We're not quite that bad right now; efforts already taken probably dropped it to something more like 3°C of warming by 2100 with further warming thereafter.

[–] comradechestnut@slrpnk.net 9 points 16 hours ago

not quite that bad

Except several experts have surmised that at 3ºC we will experience civilizational collapse. Stefan Rahmstorf, for example, said recently that “We simply wouldn’t reach three degrees because... we’d be in such deep trouble that basically the economy collapses.”

[–] Rhaedas@fedia.io 8 points 17 hours ago (1 children)

That's still the lowest end of RCP8.5. Many are projecting that we could be on RCP4.5 once we reach where the pathways would diverge (2050), the problem with that is it assumes some large scale CCS and a flatlining of emissions (net zero). If those happen, then 3 degrees might be a top end and we'll only have a small amount of catastrophe(?!).

My disbelief is a number of things - human nature to change is a big one, I can't see us changing much without a huge motivational reason (read major disasters and/or population decrease from impacts). Another is the physics of CCS, the scale needed for any large effect is just beyond anything we can do, and I think it might be far more than just the energy requirements, so say a fusion breakthrough may not improve the abilities. Lastly, the feedbacks that will be set off as we go into 2 degrees will take over the path the Earth's environment changes towards, and we can't stop them.

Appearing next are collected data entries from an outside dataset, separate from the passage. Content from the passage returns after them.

template <class T, bool GA, bool STREAM, bool POOL = false>
__device__ __forceinline__ void decode_body(const Bl6Args& a, float* lds) {
    constexpr bool EXT = T::EXT;
    static_assert(!STREAM || EXT, "streamed chunks run the extended mode");
    constexpr bool grpA = GA;
    const int tid = threadIdx.x, b = POOL ? 0 : blockIdx.x;
    __builtin_assume(GA ? tid < NG : tid >= NG);
    const int tg = tid & (NG - 1);
    const float* __restrict__ P = a.P;
    const int U = a.U;
    const int s0 = STREAM ? a.step0 : 0;
    const bool resume = STREAM && a.resume;
    const int fb0 = STREAM ? s0 / U : 0;

    for (int e = tid; e < T::o_end; e += NT) lds[e] = 0.f;
    __syncthreads();
    for (int e = tid; e < L * 2 * H; e += NT) {
        lds[T::o_bx + e] = P[a.y.bx + e];
        const float bd = P[a.y.bd + e];
        lds[T::o_bd + e] = bd;
        lds[T::o_old + e] = bd;
    }
    for (int e = tid; e < U; e += NT) lds[T::o_wup + e] = P[a.y.wup + e];
    for (int e = tid; e < H; e += NT) lds[T::o_cz + e] = P[a.y.cb + e];
    for (int e = tid; e < S; e += NT) lds[T::o_bias + e] = P[a.y.bsk + e];
    for (int e = tid; e < O1; e += NT) lds[T::o_bias + S + e] = P[a.y.b1 + e];
    for (int e = tid; e < 2 * H; e += NT) { lds[T::o_cz + H + e] = P[a.y.cv + e]; lds[T::o_cz + 3 * H + e] = P[a.y.cc + e]; }
    for (int e = tid; e < T::NO * S; e += NT) lds[T::o_w2 + e] = P[a.y.w2 + (size_t)(e / S) * r4(S) + (e % S)];
    for (int e = tid; e < T::NO; e += NT) lds[T::o_w2 + T::NO * S + e] = P[a.y.b2 + e];
    for (int e = tid; e < 8 * O1 * 16; e += NT) lds[T::o_w1 + e] = P[a.y.w12 + e];
    const __amdgpu_buffer_rsrc_t condr =
        make_rsrc(a.cond + (size_t)b * a.Tf * a.N, (unsigned)((size_t)a.Tf * a.N * sizeof(float)));
    auto load_frame = [&](int fr) {
        float* dst = lds + T::o_gp + (fr & 1) * T::PF;
#pragma unroll
        for (int it = 0; it < (T::PF / 4 + NT - 1) / NT; ++it) {
            const int e4 = it * NT + tid;
            if (e4 < T::PF / 4)
                *reinterpret_cast<float4*>(dst + 4 * e4) =
                    buf_ld4(condr, (unsigned)tid * 16u, (unsigned)(fr * a.N * 4 + it * NT * 16));
        }
    };
    for (int fr = fb0; fr < fb0 + 2 && fr < a.Tf; ++fr) load_frame(fr);
    constexpr int NWR = grpA ? L : L - 1;
    float wreg[NWR][2][16];
    {
        const int o = tg >> 2, p = tg & 3, k = grpA ? 1 : 0;
#pragma unroll
        for (int l = 0; l < L; ++l)
#pragma unroll
            for (int r = 0; r < 2; ++r) {
                const float4* src = reinterpret_cast<const float4*>(P + a.y.wd + (((size_t)l * 2 * H + o + r * H) * 2 + k) * H + 16 * p);
#pragma unroll
                for (int v = 0; v < 4; ++v) {
                    const float4 t = src[v];
                    if (l == L - 1 && !grpA) {
                        *reinterpret_cast<float4*>(lds + T::o_wl + ((r * 4 + v) * NG + tg) * 4) = t;
                    } else {
                        float (&wr)[16] = wreg[l < NWR ? l : 0][r];
                        wr[4 * v] = t.x; wr[4 * v + 1] = t.y; wr[4 * v + 2] = t.z; wr[4 * v + 3] = t.w;
                    }
                }
            }
    }
    __syncthreads();
    const float* sess_b = STREAM ? a.sess + (size_t)b * T::sess_floats : nullptr;
    int tcp = tid;
    asm volatile("" : "+v"(tcp));
    if (resume) {
        for (int e = tcp; e < T::ring_off(L); e += NT) lds[T::o_ring + e] = sess_b[e];
        for (int e = tcp; e < 2 * L * 2 * H; e += NT) lds[T::o_old + e] = sess_b[T::sess_old + e];
        __syncthreads();
    }

    int fb = fb0, tb0 = fb0 * U;
    const int n_pro = RF;
    auto cond_taps = [&](int q, float& wj, int& pb) {
        const int t0 = q - RF;
        const int tlo = t0 < 0 ? 0 : t0;
        if (tlo >= tb0 + U) {
            fb += 1; tb0 += U;
            if (fb + 1 < a.Tf) load_frame(fb + 1);
        }
        int rel = tlo - tb0;
        int fsel = fb;
        if (rel >= U) { rel -= U; fsel = fb + 1; }
        rel = rel < U ? rel : U - 1;
        wj = lds[T::o_wup + rel];
        pb = (fsel & 1) * T::PF;
    };

    auto input_seed = [&](int q) {
        if (tid < H) {
            const int o = tid;
            float acc = c_b;
#pragma unroll
            for (int k = 0; k < 2; ++k) {
                const int r = q - (1 - k);
                if (r >= 0) acc += fmaf(k ? c_v1 : c_v0, 0.f, k ? c_c1 : c_c0);
            }
            lds[T::o_ring + (q & 1) * H + o] = ssign(acc);
        }
    };
    float win[T::WN];
#pragma unroll
    for (int k = 0; k < T::WN; ++k) win[k] = 0.f;
    if (EXT && a.seed) win[T::WN - 1] = reinterpret_cast<const float*>(a.seed)[b];
    if (resume) {
#pragma unroll
        for (int k = 0; k < T::WN; ++k) win[k] = sess_b[T::sess_win + k];
    }
    const int wv = __builtin_amdgcn_readfirstlane(tg >> 6);
    float kcb = 0.f, kv0 = 0.f, kv1 = 0.f, kc0 = 0.f, kc1 = 0.f;
    if (grpA) { const int o = tg & (H - 1); kcb = c_b; kv0 = c_v0; kv1 = c_v1; kc0 = c_c0; kc1 = c_c1; }
    auto h0_row = [&](int qn) -> float* {
        return wv == 0 ? lds + T::o_ring + (qn & 1) * H : lds + T::o_h0w + (wv - 1) * H;
    };
    auto input_gen = [&](int qn) {
        if constexpr (grpA) {
            float acc = kcb;
            acc += fmaf(kv0, win[T::WN - 2], kc0);
            acc += fmaf(kv1, win[T::WN - 1], kc1);
            h0_row(qn)[tg & (H - 1)] = ssign(acc);
            asm volatile("s_waitcnt lgkmcnt(0)" ::: "memory");
        }
    };
    float e_next = 0.f;
    auto noise_load = [&](int c) {
        const int step = c * T::NZC + tid - 64;
        if (step < a.n_steps) e_next = a.noise[(size_t)b * a.n_steps + step];
    };
    auto noise_chunk = [&](int c) {
        if (grpA && tid >= 64 && tid < 128) {
            const int k = tid - 64, step = c * T::NZC + k;
            if (step < a.n_steps) {
                const float e = EXT ? swn_noise_laplace_at(a.nz, b, step, s0 + step, 0, a.n_steps, 1) : e_next;
                const float sg = (e > 0.f) ? 1.f : ((e < 0.f) ? -1.f : 0.f);
                lds[T::o_tnz + (c & (T::NZB - 1)) * T::NZC + k] = sg * log1pf(-2.f * fabsf(e));
            }
            if (!EXT) noise_load(c + 1);
        }
    };
    if (!EXT && grpA && tid >= 64 && tid < 128) noise_load(0);
    noise_chunk(0);
    noise_chunk(1);

    const __amdgpu_buffer_rsrc_t wsk2 = make_rsrc(P + a.y.wsk2, (unsigned)(L * S * 64 * sizeof(float)));

#ifdef SWN_STAMP
    unsigned long long tw[9] = {0, 0, 0, 0, 0, 0, 0, 0, 0}, tv[6] = {0, 0, 0, 0, 0, 0}, tstep = 0, tlast = 0, tbeg = 0;
#define SWN_BAR(k) { tw[k] += __builtin_amdgcn_s_memtime() - tlast; lds_barrier(); tlast = __builtin_amdgcn_s_memtime(); }
#define SWN_WAIT_STAMP(k) { asm volatile("" :: "v"(wsl[0].x)); tv[k] += __builtin_amdgcn_s_memtime() - tlast; }
#else
#define SWN_BAR(k) lds_barrier();
#define SWN_WAIT_STAMP(k)
#endif
#define SWN_PHASE(LAYER, GEN, X0)                                                                                     \
    if constexpr (grpA) layer_a<T, LAYER>(lds, wreg[LAYER], q, wj, pb, tg,                                             \
                                          LAYER == 0 ? (X0) : lds + T::o_ring + T::ring_off(LAYER) +                   \
                                                                  (q & (T::ring_len(LAYER) - 1)) * H);                 \
    else {                                                                                                             \
        if (GEN) {    \
                      \
                      \
            if (LAYER == 0) skip_issue_b<0>(wsk2, wsl, tg, step0);                                                     \
            else { SWN_WAIT_STAMP(LAYER > 0 ? LAYER - 1 : 0) skip_roll_b<T, (LAYER > 0 ? LAYER : 1)>(lds, wsk2, wsl, sacc, tg, step0); } \
            __builtin_amdgcn_sched_barrier(0);                                                                         \
        }                                                                                                              \
        if (!(GEN)) older_b<T, LAYER>(lds, wreg[LAYER < NWR ? LAYER : 0], q + 1, tg);                                  \
        else if (LAYER == 0) older_bn<T>(OlderMerged{}, lds, wreg, q + 1, tg);                                         \
        __builtin_amdgcn_sched_barrier(0);                                                                             \
    }                                                                                                                  \
    if (GEN) { SWN_BAR(LAYER) } else lds_barrier();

We need to continue to talk about heavy reductions in emissions, which also means lessening consumption and growth of everything. Not only to reduce the future results, but to prepare for living in a harsher world where that kind of society can't exist. We're in an extinction event, and we better pre-adapt before it's necessary otherwise we'll be one of the species. That may already be a foregone conclusion, but it will be a certainty if we continue how we've been going.

[–] Aksamit@slrpnk.net 5 points 16 hours ago* (last edited 14 hours ago)

By 2030 we are going to be 40% over capacity on fresh water resources globally.

This massive drought is likely to kill a few billion people around the world before the massive global famine will get the rest of us.

40% of arable land has already been depleted and 95% will be by 2050.

And this is just water and food.

Once arctic ice sheet coverage gets below 1,000,000 square kilometres, the planet will be absorbing more heat than it reflects. This is called a Blue Ocean Event and this will trigger the Clathrate Gun Hypothesis

2024 Arctic sea ice likely reached its annual minimum extent of 4.28 million square kilometers.

Greenhouse gas emissions are still increasing and Fuelled by climate change, the world's oceans have broken temperature records every single day over the past year.

So it's basically a race between if the drought and famine will kill us all first, or the BOE setting off the Clathrate Gun will. Either way, it is unlikely the human race survives the century.

(Edited to trim that weird BOE link that didn't format fully and to combine that dought/famine sentence so it parsed better.)

[–] eleitl@lemm.ee 4 points 18 hours ago

Which efforts, exactly? The Keeling curve shows zero impact, and the other greenhouse gases are worse.

[–] Sanctus@lemmy.world 4 points 18 hours ago

Thats... Disastrous...

[–] Nyssa@slrpnk.net 1 points 17 hours ago* (last edited 17 hours ago)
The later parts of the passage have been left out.